Sämtliche iranischen Pläne dürften für qualitativ hochwertiges Material ausgelegt gewesen sein. "Das wäre so, als wenn man einen Rennwagen entwickelt und die Planung mit einem Formel-1-Motor rechnet, aber dann plötzlich doch nur noch den Motor eines Traktors zur Verfügung hat", sagte Steinhauser. Um unter diesen Umständen eine Bombe zu bauen, bräuchte es sehr kreative Köpfe. "Aber mehrere Atomwissenschaftler hat Israel ja getötet. Da reicht es nicht, dass die vielleicht ihr Wissen aufgeschrieben haben."

Weitere Anreicherung fraglich

Allerdings hat der Iran mit der Anreicherung von Uran auf 60 Prozent die größten technischen Hürden bereits überwunden. Der Schritt auf 90 Prozent ist vergleichsweise einfach und braucht deutlich weniger Energie und Zeit - vorausgesetzt, die benötigte Technik ist noch vorhanden. Die USA hatten in der Nacht auf Sonntag bunkerbrechende Bomben auf die beiden teilweise unterirdischen Urananreicherungsanlagen in Fordo und Natans abgeworfen. Das Atomzentrum in Isfahan wurde zudem mit Marschflugkörpern beschossen.

Wie groß die erzielten Schäden seien, werde derzeit geprüft, sagte US-Generalstabschef Dan Caine. Zumindest die Anreicherungsanlage in Fordo ist laut einer ersten IAEA-Analyse schwer beschädigt worden. "Angesichts der verwendeten Sprengladung und der extremen Vibrationsempfindlichkeit der Zentrifugen ist mit erheblichen Schäden zu rechnen", sagte Grossi.

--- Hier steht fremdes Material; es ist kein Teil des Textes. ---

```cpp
template <typename T, int PPL, typename Hook = PnpNoHook, bool LDS_STATE = false, int COOP = 1, bool OPAQUE = false>
__device__ __forceinline__ void pnp_body(const AgtPnpParams& P, int b, PnpShared& sh, const void* img_p, const uint8_t* mask_p,
                                         double* so_p, int extra_flags = 0, Hook before_state = Hook())
{
    using TS = typename std::conditional<LDS_STATE, AgtTrackStateLds, AgtTrackState>::type;
    static_assert(COOP == 1 || (PPL == 1 && COOP * 32 * 3 <= NACC * SLAB), "cooperating waves hold one point per lane; slabs live in sh.part");
    int tid_ = (int)threadIdx.x;
    if constexpr (OPAQUE) asm volatile("" : "+v"(tid_));
    const int lane = tid_ & (AGT_WAVE - 1);
    const int wave = COOP > 1 ? agt_uniform(tid_ >> 6) : 0;
    const bool master = wave == 0;
    const bool writer = lane == 0 && master;
    const int n = P.n;
    int slab_sel = 0;
    double* const tot = COOP > 1 ? &sh.part[2 * COOP * 32 + wave * 32] : sh.tot;
    auto coop_sum = [&](double v) -> double {
        if constexpr (COOP == 1) return v;
        else {
            double* slot = &sh.part[slab_sel * COOP * 32];
            if (lane == 0) slot[wave * 32] = v;
            __syncthreads();
            double s_ = slot[0];
#pragma unroll
            for (int w = 1; w < COOP; w++) s_ += slot[w * 32];
            slab_sel ^= 1;
            return s_;
        }
    };
    PSTAMP(0);
    AgtCamera cam;
    load_cam<T>(P.cam, cam);

    double X[PPL], Y[PPL], Z[PPL], mu_[PPL], mv_[PPL];
    bool use[PPL];
    const T* obj = reinterpret_cast<const T*>(P.obj) + (long)b * P.obj_bstride;
    const T* img = reinterpret_cast<const T*>(img_p) + (long)b * n * 2;
    const uint8_t* mask = mask_p ? mask_p + (long)b * n : nullptr;
    int cnt = 0;
#pragma unroll
    for (int q = 0; q < PPL; q++) {
        const int i = lane + (q * COOP + wave) * AGT_WAVE;
        use[q] = i < n && (!mask || mask[i] != 0);
        X[q] = Y[q] = Z[q] = mu_[q] = mv_[q] = 0.0;
        if (use[q]) {
            X[q] = (double)obj[i * 3]; Y[q] = (double)obj[i * 3 + 1]; Z[q] = (double)obj[i * 3 + 2];
            mu_[q] = (double)img[i * 2]; mv_[q] = (double)img[i * 2 + 1];
            cnt++;
        }
    }
    if (P.seed_pts) {
        for (int i = lane + wave * AGT_WAVE; i < n; i += AGT_WAVE * COOP) {
            P.seed_pts[((long)b * n + i) * 2] = (float)img[i * 2]; P.seed_pts[((long)b * n + i) * 2 + 1] = (float)img[i * 2 + 1];
            P.seed_status[(long)b * n + i] = (!mask || mask[i] != 0) ? 1 : 0;
        }
    }
    if (P.tag_gate) {
        cnt = 0;
#pragma unroll
        for (int q = 0; q < PPL; q++) {
            int u = use[q] ? 1 : 0;
            u &= agt_dpp_i32<0xB1>(u);
            u &= agt_dpp_i32<0x4E>(u);
            use[q] = u != 0;
            if (!use[q]) X[q] = Y[q] = Z[q] = mu_[q] = mv_[q] = 0.0;
            cnt += u;
        }
    }
    const int n_used = (int)coop_sum((double)agt_wave_sum_i64(cnt));
// ... 378 lines not shown
                    const int u = ui[a][c];
                    sh.LL[a * 12 + c] = s0[u];           sh.LL[a * 12 + 4 + c] = 0.0;          sh.LL[a * 12 + 8 + c] = sx[u];
                    sh.LL[(4 + a) * 12 + c] = 0.0;       sh.LL[(4 + a) * 12 + 4 + c] = s0[u];  sh.LL[(4 + a) * 12 + 8 + c] = sy[u];
                    sh.LL[(8 + a) * 12 + c] = sx[u];     sh.LL[(8 + a) * 12 + 4 + c] = sy[u];  sh.LL[(8 + a) * 12 + 8 + c] = sq[u];
                }
        }
        pnp_sync();
        smallest_eigvec_wave<12>(sh.LL, sh.vec, lane);
        if (lane == 0) {
            double* v = sh.vec;
            double RR[9] = { v[0], v[1], v[2], v[4], v[5], v[6], v[8], v[9], v[10] };
            double tt[3] = { v[3], v[7], v[11] };
            if (agt_det3(RR) < 0) {
                for (int i = 0; i < 9; i++) RR[i] = -RR[i];
                for (int i = 0; i < 3; i++) tt[i] = -tt[i];
            }
            double sc = 0;
            for (int i = 0; i < 9; i++) sc += RR[i] * RR[i];
            sc = sqrt(sc);
            double Wr[3], U[9], Vt[9], Rm[9];
            agt_svd3(RR, Wr, U, Vt);
            agt_mat3_mul(U, Vt, Rm);
            double nr = 0;
            for (int i = 0; i < 9; i++) nr += Rm[i] * Rm[i];
            nr = sqrt(nr);
            double rv[3];
            agt_rodrigues_inv(Rm, rv);
            sh.vec[32] = rv[0]; sh.vec[33] = rv[1]; sh.vec[34] = rv[2];
            sh.vec[35] = tt[0] * nr / sc; sh.vec[36] = tt[1] * nr / sc; sh.vec[37] = tt[2] * nr / sc;
        }
        pnp_sync();
#pragma unroll
        for (int i = 0; i < 6; i++) param[i] = sh.vec[32 + i];
        }
    }

    double JtJ[21], JtErr[6];
    double prevParam[6];
    double prevErrNorm = DBL_MAX, errNorm = 0.0;
    int lambdaLg10 = -3, iters = 0;
    double lambda = 1e-3;
    const int max_iter = 20;
    const double epsilon = (double)FLT_EPSILON;

    bool has_dist = false;
#pragma unroll
    for (int i = 0; i < 12; i++) has_dist |= cam.k[i] != 0.0;
    has_dist |= cam.tilt != nullptr;
    double rex[PPL], rey[PPL];
#pragma unroll
    for (int q = 0; q < PPL; q++) { rex[q] = 0.0; rey[q] = 0.0; }

    double Rlast[9];
    auto evaluate_t = [&](int mode, auto DIST) -> double {
        constexpr bool D = decltype(DIST)::value;
        const bool needJ = mode != 0;
        double R[9], G[9];
        if (mode == 2) PSTAMPM(48);
        if (needJ) agt_rodrigues<true>(param, R, G); else agt_rodrigues<false>(param, R, G);
#pragma unroll
        for (int i = 0; i < 9; i++) Rlast[i] = R[i];
        if (mode == 2) PSTAMPM(49);
        if (needJ) {
            double acc[NACC];
#pragma unroll
            for (int i = 0; i < NACC; i++) acc[i] = 0.0;
#pragma unroll
            for (int q = 0; q < PPL; q++) if (PPL > 1 || use[q]) {
                double u, v, jr[6], jt[6];
                agt_project<true, D>(cam, R, G, param + 3, X[q], Y[q], Z[q], u, v, jr, jt);
                const double m = (PPL > 1 && !use[q]) ? 0.0 : 1.0;
                const double ex = (u - mu_[q]) * m, ey = (v - mv_[q]) * m;
                rex[q] = ex; rey[q] = ey;
                const double Jx[6] = { jr[0] * m, jr[1] * m, jr[2] * m, jt[0] * m, jt[1] * m, jt[2] * m };
                const double Jy[6] = { jr[3] * m, jr[4] * m, jr[5] * m, jt[3] * m, jt[4] * m, jt[5] * m };
                int idx = 0;
#pragma unroll
                for (int a = 0; a < 6; a++) {
#pragma unroll
                    for (int c = a; c < 6; c++) acc[idx++] += Jx[a] * Jx[c] + Jy[a] * Jy[c];
                    acc[21 + a] += Jx[a] * ex + Jy[a] * ey;
                }
                acc[27] += ex * ex + ey * ey;
            }
            if (mode == 2) PSTAMPM(50);
            if constexpr (COOP == 1) wave_reduce_bfly<NACC>(acc, tot, lane);
            else {
                double* slot = &sh.part[slab_sel * COOP * 32];
                wave_reduce_bfly<NACC>(acc, slot + wave * 32, lane);
                __syncthreads();
                if (lane < NACC) {
                    double s_ = slot[lane];
#pragma unroll
                    for (int w = 1; w < COOP; w++) s_ += slot[w * 32 + lane];
                    tot[lane] = s_;
                }
                pnp_sync();
                slab_sel ^= 1;
            }
            if (mode == 2) {
                PSTAMPM(51);
                return tot[27];
            }
#pragma unroll
            for (int i = 0; i < 21; i++) JtJ[i] = tot[i];
#pragma unroll
            for (int i = 0; i < 6; i++) JtErr[i] = tot[21 + i];
            return tot[27];
        }
        double e2 = 0.0;
#pragma unroll
        for (int q = 0; q < PPL; q++) if (PPL > 1 || use[q]) {
            double u, v;
            agt_project<false, D>(cam, R, G, param + 3, X[q], Y[q], Z[q], u, v, nullptr, nullptr);
            const double m = (PPL > 1 && !use[q]) ? 0.0 : 1.0;
            const double ex = (u - mu_[q]) * m, ey = (v - mv_[q]) * m;
            rex[q] = ex; rey[q] = ey;
            e2 += ex * ex + ey * ey;
        }
        return coop_sum(wave_sum_f64(e2));
    };
    auto evaluate = [&](int mode) -> double {
        return has_dist ? evaluate_t(mode, std::true_type{}) : evaluate_t(mode, std::false_type{});
    };
    auto commit_candidate = [&]() {
#pragma unroll
        for (int i = 0; i < 21; i++) JtJ[i] = tot[i];
#pragma unroll
        for (int i = 0; i < 6; i++) JtErr[i] = tot[21 + i];
    };
    auto residuals_same_rotation = [&](auto DIST) {
        constexpr bool D = decltype(DIST)::value;
#pragma unroll
        for (int q = 0; q < PPL; q++) if (use[q]) {
            double u, v;
            agt_project<false, D>(cam, Rlast, nullptr, param + 3, X[q], Y[q], Z[q], u, v, nullptr, nullptr);
            rex[q] = u - mu_[q]; rey[q] = v - mv_[q];
        }
    };

    auto step = [&]() {
        double A[36], dx[6];
        int idx = 0;
#pragma unroll
        for (int a = 0; a < 6; a++)
#pragma unroll
            for (int c = a; c < 6; c++) { A[a * 6 + c] = JtJ[idx]; A[c * 6 + a] = JtJ[idx]; idx++; }
#pragma unroll
        for (int a = 0; a < 6; a++) A[a * 7] *= 1.0 + lambda;
        if (!agt_solve6(A, JtErr, dx)) {
            flags |= AGT_PNP_SINGULAR;
#pragma unroll
            for (int a = 0; a < 6; a++) dx[a] = 0.0;
        }
#pragma unroll
        for (int a = 0; a < 6; a++) param[a] = prevParam[a] - dx[a];
    };

    PSTAMP(1);
    double e2 = evaluate(1);
    PSTAMP(2);
    for (;;) {
#pragma unroll
        for (int i = 0; i < 6; i++) prevParam[i] = param[i];
        if (iters == 0) prevErrNorm = sqrt(e2);
        double rel = 0.0, e2cand = 0.0;
        bool last = false;
        for (;;) {
            PSTAMP(8 + iters * 4 + 0);
            step();
            PSTAMP(8 + iters * 4 + 1);
            double dn = 0.0, pn = 0.0;
#pragma unroll
            for (int i = 0; i < 6; i++) { const double d = param[i] - prevParam[i]; dn += d * d; pn += prevParam[i] * prevParam[i]; }
            rel = sqrt(dn) / (sqrt(pn) + DBL_EPSILON);
            last = iters + 1 >= max_iter || rel < epsilon;
            e2cand = evaluate(last ? 0 : 2);
            errNorm = sqrt(e2cand);
            PSTAMP(8 + iters * 4 + 2);
            if (errNorm > prevErrNorm) { ++lambdaLg10; lambda *= 10.0; if (lambdaLg10 <= 16) continue; }
            break;
        }
        if (lambdaLg10 - 1 >= -16) { lambdaLg10 -= 1; lambda *= 0.1; } else { lambdaLg10 = -16; lambda = 1e-16; }
        ++iters;
        if (last) break;
        prevErrNorm = errNorm;
        commit_candidate();
        e2 = e2cand;
        PSTAMP(8 + (iters - 1) * 4 + 3);
    }
    PSTAMP(3);

    const bool tvec_f32 = ts && use_guess && guess_f32;
    if (tvec_f32) {
#pragma unroll
        for (int i = 3; i < 6; i++) param[i] = (double)(float)param[i];
    }

    double esum = 0.0;
    {
        if (tvec_f32) { if (has_dist) residuals_same_rotation(std::true_type{}); else residuals_same_rotation(std::false_type{}); }
#pragma unroll
        for (int q = 0; q < PPL; q++) if (use[q]) esum += sqrt(rex[q] * rex[q] + rey[q] * rey[q]);
        esum = coop_sum(wave_sum_f64(esum)) / n_used;
    }
    PSTAMP(4);
    if (!master) return;
    if (ts) {
        const bool accepted = esum < P.gate_px;
        int tflags = flags;
        if (writer && use_guess) {
            for (int i = 0; i < 6; i++) ts->guess[i] = param[i];
        }
        if (accepted && had_guess && P.enhance_ape)
            tflags |= motion_model_update(ts, lane, param, tvec_f32, unchanged_prev, prev_f32 != 0, Rlast, sh.vec);
        if (writer) {
            if (accepted) {
                if (!had_guess || !P.enhance_ape) {
                    for (int i = 0; i < 6; i++) ts->guess[i] = param[i];
                    ts->guess_t_f32 = 0; ts->has_guess = 1;
                }
                if (!(tflags & AGT_TRK_ZERO_VELOCITY)) {
                    for (int i = 0; i < 6; i++) ts->prev[i] = param[i];
                    for (int i = 0; i < 9; i++) ts->prev_R[i] = Rlast[i];
                    ts->prev_t_f32 = tvec_f32 ? 1 : 0; ts->has_prev = 1;
                }
            } else {
                ts->has_guess = 0;
            }
            ts->frame++;
            PSTAMP(5);
            if (P.dense_pose) {
                double* rc = P.dense_rec + (long)b * AGT_DENSE_STRIDE;
                for (int i = 0; i < 6; i++) { P.dense_pose[(long)b * 6 + i] = param[i]; rc[i] = param[i]; }
                for (int i = 6; i < AGT_DENSE_STRIDE; i++) rc[i] = 0.0;
                P.dense_done[b] = accepted ? 0 : 1;
            }
            if (so_p) {
                double* so = so_p + (long)b * AGT_STATE_STRIDE;
                for (int i = 0; i < 6; i++) so[i] = param[i];
                so[AGT_ST_OK] = accepted ? 1.0 : 0.0; so[AGT_ST_ERR] = esum; so[AGT_ST_NTRACK] = n_used;
                so[AGT_ST_ITERS] = iters; so[AGT_ST_GUESS] = use_guess ? 1.0 : 0.0; so[AGT_ST_FLAGS] = tflags;
                so[AGT_ST_TVEC_F32] = tvec_f32 ? 1.0 : 0.0;
                for (int i = AGT_ST_TVEC_F32 + 1; i < AGT_STATE_STRIDE; i++) so[i] = 0.0;
            }
        }
        if (accepted && P.reproject && P.corners_rw) {
            double R[9], G[9];
            agt_rodrigues<false>(param, R, G);
            float* cw = P.corners_rw + (long)b * n * 2;
            for (int i = lane; i < n; i += AGT_WAVE) {
                double u, v;
                agt_project<false>(cam, R, G, param + 3, (double)obj[i * 3], (double)obj[i * 3 + 1], (double)obj[i * 3 + 2],
                                   u, v, nullptr, nullptr);
                cw[i * 2] = (float)u; cw[i * 2 + 1] = (float)v;
                if (P.status_rw) P.status_rw[(long)b * n + i] = 1;
            }
        }
        return;
    }
    if (writer) {
#pragma unroll
        for (int i = 0; i < 6; i++) P.pose[(long)b * 6 + i] = param[i];
        if (P.info) {
            P.info[b * 4 + AGT_INFO_OK] = 1; P.info[b * 4 + AGT_INFO_ITERS] = iters;
            P.info[b * 4 + AGT_INFO_NUSED] = n_used; P.info[b * 4 + AGT_INFO_FLAGS] = flags;
        }
        if (P.err) P.err[b] = esum;
// ... 7 lines not shown
```

Baseline: 78160 frames/s.

## Overlap PnP motion model with final residuals and double-buffer LM accumulators

Splits Rodrigues into a head (sqrt/sincos) and a tail so the head is computed before the convergence check. It double-buffers the reduced JtJ/JtErr totals so an accepted candidate only flips an index instead of copying. The motion model is split into branch-free head, tail and store stages and runs speculatively next to the final residual sum when one point sits per lane. LK level validity for all levels is loaded once after the barrier instead of per level. This shortens serial dependency chains in the single-wave PnP tail, in exchange for more registers and LDS and motion-model work that is discarded when the pose is rejected.

```diff
diff --git a/accurate_aprilgroup_tracking_amd/csrc/agt_device.h b/accurate_aprilgroup_tracking_amd/csrc/agt_device.h
--- a/accurate_aprilgroup_tracking_amd/csrc/agt_device.h
+++ b/accurate_aprilgroup_tracking_amd/csrc/agt_device.h
@@ -102,17 +102,36 @@
     s = (q & 2) ? -ss : ss;
     c = ((q + 1) & 2) ? -cc : cc;
 }
-
+__device__ __forceinline__ double agt_sqrtp_sel(double x)
+{
+    const bool z = x == 0.0;
+    const double xs = z ? 1.0 : x;
+    const double y = __builtin_amdgcn_rsq(xs);
+    double g = xs * y, h = 0.5 * y;
+    double r = __builtin_fma(-h, g, 0.5);
+    g = __builtin_fma(g, r, g); h = __builtin_fma(h, r, h);
+    const double d = __builtin_fma(-g, g, xs);
+    return z ? 0.0 : __builtin_fma(d, h, g);
+}
+
+struct AgtRodHead { double t2, theta, s, c, c1, itheta; bool tiny; };
+__device__ __forceinline__ AgtRodHead agt_rodrigues_head(const double r_in[3])
+{
+    AgtRodHead h;
+    const double rx = r_in[0], ry = r_in[1], rz = r_in[2];
+    h.t2 = rx * rx + ry * ry + rz * rz;
+    h.theta = agt_sqrtp(h.t2);
+    h.tiny = h.theta < DBL_EPSILON;
+    agt_sincos(h.theta, h.s, h.c);
+    h.c1 = 1.0 - h.c; h.itheta = agt_rcp(h.tiny ? 1.0 : h.theta);
+    return h;
+}
 template <bool JAC>
-__device__ __forceinline__ void agt_rodrigues(const double r_in[3], double R[9], double G[9])
+__device__ __forceinline__ void agt_rodrigues_tail(const double r_in[3], const AgtRodHead& h, double R[9], double G[9])
 {
     double rx = r_in[0], ry = r_in[1], rz = r_in[2];
-    const double t2 = rx * rx + ry * ry + rz * rz;
-    const double theta = agt_sqrtp(t2);
-    const bool tiny = theta < DBL_EPSILON;
-    double s, c;
-    agt_sincos(theta, s, c);
-    const double c1 = 1.0 - c, itheta = agt_rcp(tiny ? 1.0 : theta);
+    const double t2 = h.t2, theta = h.theta, s = h.s, c = h.c, c1 = h.c1, itheta = h.itheta;
+    const bool tiny = h.tiny;
     if (JAC) {
         double a, bq;
         if (theta < 1e-2) {
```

Bei den für die Urananreicherung notwendigen Zentrifugen handelt es sich um hochempfindliche Geräte, die etwa auch durch einen Stromausfall Schaden nehmen können. Der Iran verfügt nach Daten von IAEA über fast 15.000 Stück. Die riesigen Zentrifugen sind durch Rohre miteinander verbunden und mit dem Betonboden verschraubt. Dass der Iran sie rechtzeitig abtransportieren konnte, hält ein von der NYT zitierter US-Beamter für unrealistisch.